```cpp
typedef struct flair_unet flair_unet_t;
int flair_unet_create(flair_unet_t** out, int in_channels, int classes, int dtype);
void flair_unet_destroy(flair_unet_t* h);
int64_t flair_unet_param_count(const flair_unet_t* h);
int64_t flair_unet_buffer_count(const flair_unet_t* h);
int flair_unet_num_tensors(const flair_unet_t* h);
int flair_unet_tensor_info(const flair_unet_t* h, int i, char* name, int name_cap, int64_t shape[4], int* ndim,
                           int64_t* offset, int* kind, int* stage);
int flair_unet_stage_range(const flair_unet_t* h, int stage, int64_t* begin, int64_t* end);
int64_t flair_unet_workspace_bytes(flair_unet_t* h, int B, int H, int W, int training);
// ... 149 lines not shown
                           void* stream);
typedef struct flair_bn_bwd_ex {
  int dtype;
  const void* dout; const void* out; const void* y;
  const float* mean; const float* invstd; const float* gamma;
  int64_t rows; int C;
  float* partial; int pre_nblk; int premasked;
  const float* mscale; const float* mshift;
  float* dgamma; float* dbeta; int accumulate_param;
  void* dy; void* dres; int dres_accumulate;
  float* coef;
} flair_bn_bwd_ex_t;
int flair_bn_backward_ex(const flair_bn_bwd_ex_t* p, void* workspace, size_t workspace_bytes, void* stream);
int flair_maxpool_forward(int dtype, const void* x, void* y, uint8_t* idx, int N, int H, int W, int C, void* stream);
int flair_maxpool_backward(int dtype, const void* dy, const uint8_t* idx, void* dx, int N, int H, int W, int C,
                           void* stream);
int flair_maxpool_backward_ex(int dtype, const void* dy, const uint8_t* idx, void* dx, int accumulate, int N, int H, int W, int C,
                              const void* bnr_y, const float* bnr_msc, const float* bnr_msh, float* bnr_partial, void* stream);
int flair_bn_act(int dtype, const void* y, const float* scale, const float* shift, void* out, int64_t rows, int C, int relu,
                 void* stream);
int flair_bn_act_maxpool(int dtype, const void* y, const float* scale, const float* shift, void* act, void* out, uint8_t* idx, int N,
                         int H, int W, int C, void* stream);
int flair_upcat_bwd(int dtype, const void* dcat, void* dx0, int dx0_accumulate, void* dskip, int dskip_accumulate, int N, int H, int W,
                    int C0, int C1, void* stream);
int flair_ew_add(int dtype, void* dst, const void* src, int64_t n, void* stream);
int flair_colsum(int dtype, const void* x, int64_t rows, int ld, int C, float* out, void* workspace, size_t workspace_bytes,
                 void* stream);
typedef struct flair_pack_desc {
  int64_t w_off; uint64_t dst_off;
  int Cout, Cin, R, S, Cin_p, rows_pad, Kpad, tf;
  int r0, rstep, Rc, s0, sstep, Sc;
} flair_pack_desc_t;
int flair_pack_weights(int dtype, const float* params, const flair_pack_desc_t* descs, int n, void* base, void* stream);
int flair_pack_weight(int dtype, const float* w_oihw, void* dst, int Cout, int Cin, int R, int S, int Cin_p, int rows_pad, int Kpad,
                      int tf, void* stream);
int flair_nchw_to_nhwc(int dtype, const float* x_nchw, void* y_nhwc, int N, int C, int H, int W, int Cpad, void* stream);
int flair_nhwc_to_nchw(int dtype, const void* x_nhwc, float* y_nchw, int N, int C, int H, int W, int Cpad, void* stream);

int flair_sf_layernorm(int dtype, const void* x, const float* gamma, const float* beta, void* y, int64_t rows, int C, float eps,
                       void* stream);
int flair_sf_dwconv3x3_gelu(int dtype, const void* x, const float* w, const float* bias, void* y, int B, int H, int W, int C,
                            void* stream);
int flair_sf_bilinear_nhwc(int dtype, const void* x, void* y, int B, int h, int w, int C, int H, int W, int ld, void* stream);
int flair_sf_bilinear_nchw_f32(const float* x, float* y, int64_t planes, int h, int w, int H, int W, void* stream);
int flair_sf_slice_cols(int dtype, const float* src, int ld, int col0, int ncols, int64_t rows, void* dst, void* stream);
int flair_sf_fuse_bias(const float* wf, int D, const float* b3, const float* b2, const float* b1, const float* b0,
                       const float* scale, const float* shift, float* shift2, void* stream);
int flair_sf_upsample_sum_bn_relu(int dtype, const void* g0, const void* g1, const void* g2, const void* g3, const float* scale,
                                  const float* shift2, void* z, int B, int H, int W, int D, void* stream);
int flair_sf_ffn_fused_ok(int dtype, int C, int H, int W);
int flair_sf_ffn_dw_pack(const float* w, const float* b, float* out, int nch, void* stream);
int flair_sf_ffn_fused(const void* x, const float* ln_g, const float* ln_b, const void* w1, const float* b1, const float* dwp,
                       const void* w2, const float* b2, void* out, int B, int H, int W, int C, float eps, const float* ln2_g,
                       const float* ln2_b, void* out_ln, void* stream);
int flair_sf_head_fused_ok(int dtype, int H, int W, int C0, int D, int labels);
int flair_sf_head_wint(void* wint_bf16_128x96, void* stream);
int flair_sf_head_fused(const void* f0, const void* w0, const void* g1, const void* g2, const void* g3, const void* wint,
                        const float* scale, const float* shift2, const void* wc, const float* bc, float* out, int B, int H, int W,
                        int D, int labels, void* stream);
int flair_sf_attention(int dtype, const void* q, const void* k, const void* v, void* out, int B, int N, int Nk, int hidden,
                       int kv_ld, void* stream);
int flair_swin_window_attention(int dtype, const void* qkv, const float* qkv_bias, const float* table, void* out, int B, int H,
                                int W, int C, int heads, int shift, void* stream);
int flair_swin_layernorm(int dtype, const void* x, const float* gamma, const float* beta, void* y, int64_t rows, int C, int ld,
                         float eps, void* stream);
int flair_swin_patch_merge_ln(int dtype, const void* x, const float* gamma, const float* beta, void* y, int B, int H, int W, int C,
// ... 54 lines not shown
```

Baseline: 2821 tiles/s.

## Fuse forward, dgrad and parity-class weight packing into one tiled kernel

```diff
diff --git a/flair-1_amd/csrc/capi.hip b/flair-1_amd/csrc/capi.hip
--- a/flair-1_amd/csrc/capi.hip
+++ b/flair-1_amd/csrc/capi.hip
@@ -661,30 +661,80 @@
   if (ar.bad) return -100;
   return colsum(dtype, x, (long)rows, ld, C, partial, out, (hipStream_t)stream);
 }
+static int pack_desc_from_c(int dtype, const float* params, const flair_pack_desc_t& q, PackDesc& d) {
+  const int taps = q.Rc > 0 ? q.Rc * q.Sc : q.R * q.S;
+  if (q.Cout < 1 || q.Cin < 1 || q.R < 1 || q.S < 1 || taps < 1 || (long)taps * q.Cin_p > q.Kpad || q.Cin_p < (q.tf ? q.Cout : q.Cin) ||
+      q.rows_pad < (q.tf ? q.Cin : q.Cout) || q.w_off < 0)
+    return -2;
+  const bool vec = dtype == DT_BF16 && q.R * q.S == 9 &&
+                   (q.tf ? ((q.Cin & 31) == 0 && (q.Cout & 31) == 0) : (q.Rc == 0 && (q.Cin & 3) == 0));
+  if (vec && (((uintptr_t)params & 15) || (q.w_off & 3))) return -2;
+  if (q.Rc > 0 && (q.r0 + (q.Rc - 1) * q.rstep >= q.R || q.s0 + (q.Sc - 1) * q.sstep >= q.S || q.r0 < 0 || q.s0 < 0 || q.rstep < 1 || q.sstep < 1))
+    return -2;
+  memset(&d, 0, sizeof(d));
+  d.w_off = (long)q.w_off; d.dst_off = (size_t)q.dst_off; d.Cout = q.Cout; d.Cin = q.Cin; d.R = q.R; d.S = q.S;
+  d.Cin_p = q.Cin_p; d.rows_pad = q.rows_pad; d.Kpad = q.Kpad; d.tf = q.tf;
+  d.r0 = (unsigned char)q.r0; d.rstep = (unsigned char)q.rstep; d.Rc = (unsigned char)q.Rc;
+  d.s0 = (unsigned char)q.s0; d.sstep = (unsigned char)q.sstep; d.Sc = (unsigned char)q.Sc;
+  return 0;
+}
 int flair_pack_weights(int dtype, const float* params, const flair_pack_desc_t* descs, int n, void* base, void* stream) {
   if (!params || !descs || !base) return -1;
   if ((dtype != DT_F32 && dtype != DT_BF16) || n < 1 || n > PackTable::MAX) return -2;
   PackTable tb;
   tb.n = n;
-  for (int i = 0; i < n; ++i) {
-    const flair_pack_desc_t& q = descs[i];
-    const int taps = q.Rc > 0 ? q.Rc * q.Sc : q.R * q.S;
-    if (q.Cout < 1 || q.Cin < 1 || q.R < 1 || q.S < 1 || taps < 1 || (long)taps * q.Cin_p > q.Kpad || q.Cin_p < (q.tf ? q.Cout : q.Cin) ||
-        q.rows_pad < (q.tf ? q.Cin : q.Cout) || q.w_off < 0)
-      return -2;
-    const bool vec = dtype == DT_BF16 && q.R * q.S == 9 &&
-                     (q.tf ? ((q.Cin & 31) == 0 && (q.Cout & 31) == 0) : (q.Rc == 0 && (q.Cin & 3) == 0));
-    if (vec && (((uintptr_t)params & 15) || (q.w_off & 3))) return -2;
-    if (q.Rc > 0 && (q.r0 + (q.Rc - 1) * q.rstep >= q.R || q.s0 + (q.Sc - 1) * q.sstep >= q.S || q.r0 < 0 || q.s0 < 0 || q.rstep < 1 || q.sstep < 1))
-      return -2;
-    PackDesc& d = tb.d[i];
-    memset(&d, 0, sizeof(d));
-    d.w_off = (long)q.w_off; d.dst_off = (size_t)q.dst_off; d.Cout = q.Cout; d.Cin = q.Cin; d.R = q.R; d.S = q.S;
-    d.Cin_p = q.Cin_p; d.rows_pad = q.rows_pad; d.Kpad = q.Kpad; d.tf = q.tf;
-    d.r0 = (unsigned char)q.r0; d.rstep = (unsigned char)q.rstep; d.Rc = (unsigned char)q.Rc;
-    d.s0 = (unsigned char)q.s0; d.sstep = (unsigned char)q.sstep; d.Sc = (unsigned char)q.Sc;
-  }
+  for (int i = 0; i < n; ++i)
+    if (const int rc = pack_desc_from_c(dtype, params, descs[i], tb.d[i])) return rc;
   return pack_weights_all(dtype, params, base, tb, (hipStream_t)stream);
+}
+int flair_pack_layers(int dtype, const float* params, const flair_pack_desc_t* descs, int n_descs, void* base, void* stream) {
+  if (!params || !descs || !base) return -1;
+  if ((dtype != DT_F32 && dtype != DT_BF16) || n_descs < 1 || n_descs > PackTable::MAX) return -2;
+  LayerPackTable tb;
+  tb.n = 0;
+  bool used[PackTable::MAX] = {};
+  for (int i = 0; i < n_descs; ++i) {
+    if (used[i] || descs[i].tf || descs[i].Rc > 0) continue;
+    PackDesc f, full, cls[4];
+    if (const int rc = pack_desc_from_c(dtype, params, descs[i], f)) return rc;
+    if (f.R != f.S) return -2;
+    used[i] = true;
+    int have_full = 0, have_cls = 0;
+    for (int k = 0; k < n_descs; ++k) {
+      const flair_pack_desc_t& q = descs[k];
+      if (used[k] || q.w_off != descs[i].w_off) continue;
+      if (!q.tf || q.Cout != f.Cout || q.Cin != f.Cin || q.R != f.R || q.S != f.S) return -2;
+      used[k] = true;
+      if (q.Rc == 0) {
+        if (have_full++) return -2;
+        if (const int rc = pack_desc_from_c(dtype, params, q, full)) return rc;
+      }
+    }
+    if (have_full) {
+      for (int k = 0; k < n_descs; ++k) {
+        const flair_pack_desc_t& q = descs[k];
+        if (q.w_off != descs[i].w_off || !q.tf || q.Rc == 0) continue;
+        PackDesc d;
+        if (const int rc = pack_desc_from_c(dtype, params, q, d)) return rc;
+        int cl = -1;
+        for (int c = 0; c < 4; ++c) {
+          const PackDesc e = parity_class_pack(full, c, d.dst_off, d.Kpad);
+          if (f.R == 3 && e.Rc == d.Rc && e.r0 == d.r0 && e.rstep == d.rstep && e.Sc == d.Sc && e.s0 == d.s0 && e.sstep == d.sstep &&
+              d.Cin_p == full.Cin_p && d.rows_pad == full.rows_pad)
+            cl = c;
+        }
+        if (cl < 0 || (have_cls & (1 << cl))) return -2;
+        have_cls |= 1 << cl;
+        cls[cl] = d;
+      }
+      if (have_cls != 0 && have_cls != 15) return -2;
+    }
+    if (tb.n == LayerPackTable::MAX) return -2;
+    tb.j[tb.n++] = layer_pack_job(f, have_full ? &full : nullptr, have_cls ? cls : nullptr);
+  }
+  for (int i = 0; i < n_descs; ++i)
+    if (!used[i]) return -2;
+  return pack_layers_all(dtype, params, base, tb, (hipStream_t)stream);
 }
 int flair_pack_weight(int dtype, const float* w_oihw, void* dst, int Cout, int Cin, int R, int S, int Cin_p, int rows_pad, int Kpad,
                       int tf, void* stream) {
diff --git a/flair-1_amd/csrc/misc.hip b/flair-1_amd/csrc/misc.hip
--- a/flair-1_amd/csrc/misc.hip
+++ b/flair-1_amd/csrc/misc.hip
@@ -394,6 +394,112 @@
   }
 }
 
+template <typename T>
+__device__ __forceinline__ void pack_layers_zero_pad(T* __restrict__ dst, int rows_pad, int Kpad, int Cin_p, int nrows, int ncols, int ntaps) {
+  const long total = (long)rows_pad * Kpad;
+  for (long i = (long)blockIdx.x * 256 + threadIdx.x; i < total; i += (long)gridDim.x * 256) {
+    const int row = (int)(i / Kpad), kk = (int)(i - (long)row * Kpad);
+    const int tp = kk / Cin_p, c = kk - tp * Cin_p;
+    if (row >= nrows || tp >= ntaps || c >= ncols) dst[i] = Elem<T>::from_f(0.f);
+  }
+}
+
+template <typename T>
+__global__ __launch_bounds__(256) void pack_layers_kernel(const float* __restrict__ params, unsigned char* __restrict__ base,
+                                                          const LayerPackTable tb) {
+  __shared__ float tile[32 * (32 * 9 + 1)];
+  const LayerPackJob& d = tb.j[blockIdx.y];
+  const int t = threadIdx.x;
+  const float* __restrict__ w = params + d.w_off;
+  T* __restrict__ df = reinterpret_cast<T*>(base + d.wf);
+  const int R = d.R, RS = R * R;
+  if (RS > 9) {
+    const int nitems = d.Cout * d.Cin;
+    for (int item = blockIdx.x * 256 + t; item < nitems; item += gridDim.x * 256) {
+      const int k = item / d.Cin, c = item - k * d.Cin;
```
--- --- ---
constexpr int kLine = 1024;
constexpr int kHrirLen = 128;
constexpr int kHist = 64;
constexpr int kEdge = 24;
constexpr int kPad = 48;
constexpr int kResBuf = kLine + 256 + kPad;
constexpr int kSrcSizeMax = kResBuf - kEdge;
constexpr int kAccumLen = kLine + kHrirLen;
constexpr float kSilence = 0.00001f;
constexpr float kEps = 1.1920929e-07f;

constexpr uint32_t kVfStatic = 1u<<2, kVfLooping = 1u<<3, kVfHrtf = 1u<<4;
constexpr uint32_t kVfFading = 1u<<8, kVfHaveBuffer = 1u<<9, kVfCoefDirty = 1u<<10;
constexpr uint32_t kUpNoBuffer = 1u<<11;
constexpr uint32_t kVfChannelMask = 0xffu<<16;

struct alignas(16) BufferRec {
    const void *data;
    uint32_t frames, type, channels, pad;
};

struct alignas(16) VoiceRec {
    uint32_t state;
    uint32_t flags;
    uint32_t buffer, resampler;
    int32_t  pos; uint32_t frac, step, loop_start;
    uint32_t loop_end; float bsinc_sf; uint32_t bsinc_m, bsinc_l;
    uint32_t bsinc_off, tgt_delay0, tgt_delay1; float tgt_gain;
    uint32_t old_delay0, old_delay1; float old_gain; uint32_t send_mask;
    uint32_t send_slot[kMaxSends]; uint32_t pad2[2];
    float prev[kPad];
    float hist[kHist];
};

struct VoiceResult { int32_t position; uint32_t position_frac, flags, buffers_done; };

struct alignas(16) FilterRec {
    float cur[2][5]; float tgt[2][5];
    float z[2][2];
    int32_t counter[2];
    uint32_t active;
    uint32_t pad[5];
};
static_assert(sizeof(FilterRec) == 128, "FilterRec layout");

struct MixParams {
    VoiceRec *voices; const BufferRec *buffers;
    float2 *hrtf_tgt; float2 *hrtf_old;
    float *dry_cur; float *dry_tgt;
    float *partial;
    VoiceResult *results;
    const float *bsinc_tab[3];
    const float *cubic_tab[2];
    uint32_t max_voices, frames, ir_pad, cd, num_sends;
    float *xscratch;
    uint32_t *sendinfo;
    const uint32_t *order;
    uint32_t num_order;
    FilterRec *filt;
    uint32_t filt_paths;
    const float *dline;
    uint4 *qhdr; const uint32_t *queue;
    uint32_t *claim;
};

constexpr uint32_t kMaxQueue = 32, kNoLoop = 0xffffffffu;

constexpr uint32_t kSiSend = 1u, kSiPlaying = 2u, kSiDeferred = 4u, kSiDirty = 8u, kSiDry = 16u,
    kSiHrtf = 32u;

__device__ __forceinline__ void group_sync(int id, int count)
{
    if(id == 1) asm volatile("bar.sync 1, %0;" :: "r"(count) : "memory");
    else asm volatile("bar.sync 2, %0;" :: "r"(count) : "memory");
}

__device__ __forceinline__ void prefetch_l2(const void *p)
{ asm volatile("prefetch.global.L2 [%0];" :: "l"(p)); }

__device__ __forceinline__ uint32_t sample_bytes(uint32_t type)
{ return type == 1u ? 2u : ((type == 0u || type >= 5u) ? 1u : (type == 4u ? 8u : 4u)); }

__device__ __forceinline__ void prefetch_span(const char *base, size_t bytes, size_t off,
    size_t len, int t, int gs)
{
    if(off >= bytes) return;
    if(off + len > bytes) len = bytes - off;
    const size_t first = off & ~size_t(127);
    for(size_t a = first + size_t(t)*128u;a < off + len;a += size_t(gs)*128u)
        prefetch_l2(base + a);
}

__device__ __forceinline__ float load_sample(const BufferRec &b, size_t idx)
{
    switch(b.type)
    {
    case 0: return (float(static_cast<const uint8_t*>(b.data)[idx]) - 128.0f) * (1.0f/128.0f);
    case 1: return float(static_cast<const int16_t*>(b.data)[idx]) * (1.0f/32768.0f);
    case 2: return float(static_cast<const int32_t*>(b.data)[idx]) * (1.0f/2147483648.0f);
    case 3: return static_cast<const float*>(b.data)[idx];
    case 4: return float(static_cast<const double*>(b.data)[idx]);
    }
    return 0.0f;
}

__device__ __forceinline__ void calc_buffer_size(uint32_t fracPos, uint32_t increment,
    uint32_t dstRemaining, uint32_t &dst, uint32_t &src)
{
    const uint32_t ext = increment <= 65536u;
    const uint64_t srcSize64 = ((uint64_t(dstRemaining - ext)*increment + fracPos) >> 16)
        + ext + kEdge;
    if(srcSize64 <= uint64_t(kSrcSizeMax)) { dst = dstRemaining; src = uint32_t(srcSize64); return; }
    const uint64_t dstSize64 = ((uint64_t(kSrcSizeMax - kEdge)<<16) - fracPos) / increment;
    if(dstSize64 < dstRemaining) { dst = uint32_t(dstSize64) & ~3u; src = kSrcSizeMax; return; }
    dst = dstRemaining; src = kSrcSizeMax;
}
--- --- ---
EXERCISE GOAL: Where the line holding "FilterRec *filt;" appears in the listing above, start reproducing exactly, and end with the line holding "if(id == 1)".

SOLVED EXERCISE:
    FilterRec *filt;
    uint32_t filt_paths;
    const float *dline;
    uint4 *qhdr; const uint32_t *queue;
    uint32_t *claim;
};

constexpr uint32_t kMaxQueue = 32, kNoLoop = 0xffffffffu;

constexpr uint32_t kSiSend = 1u, kSiPlaying = 2u, kSiDeferred = 4u, kSiDirty = 8u, kSiDry = 16u,
    kSiHrtf = 32u;

__device__ __forceinline__ void group_sync(int id, int count)
{
    if(id == 1) asm volatile("bar.sync 1, %0;" :: "r"(count) : "memory");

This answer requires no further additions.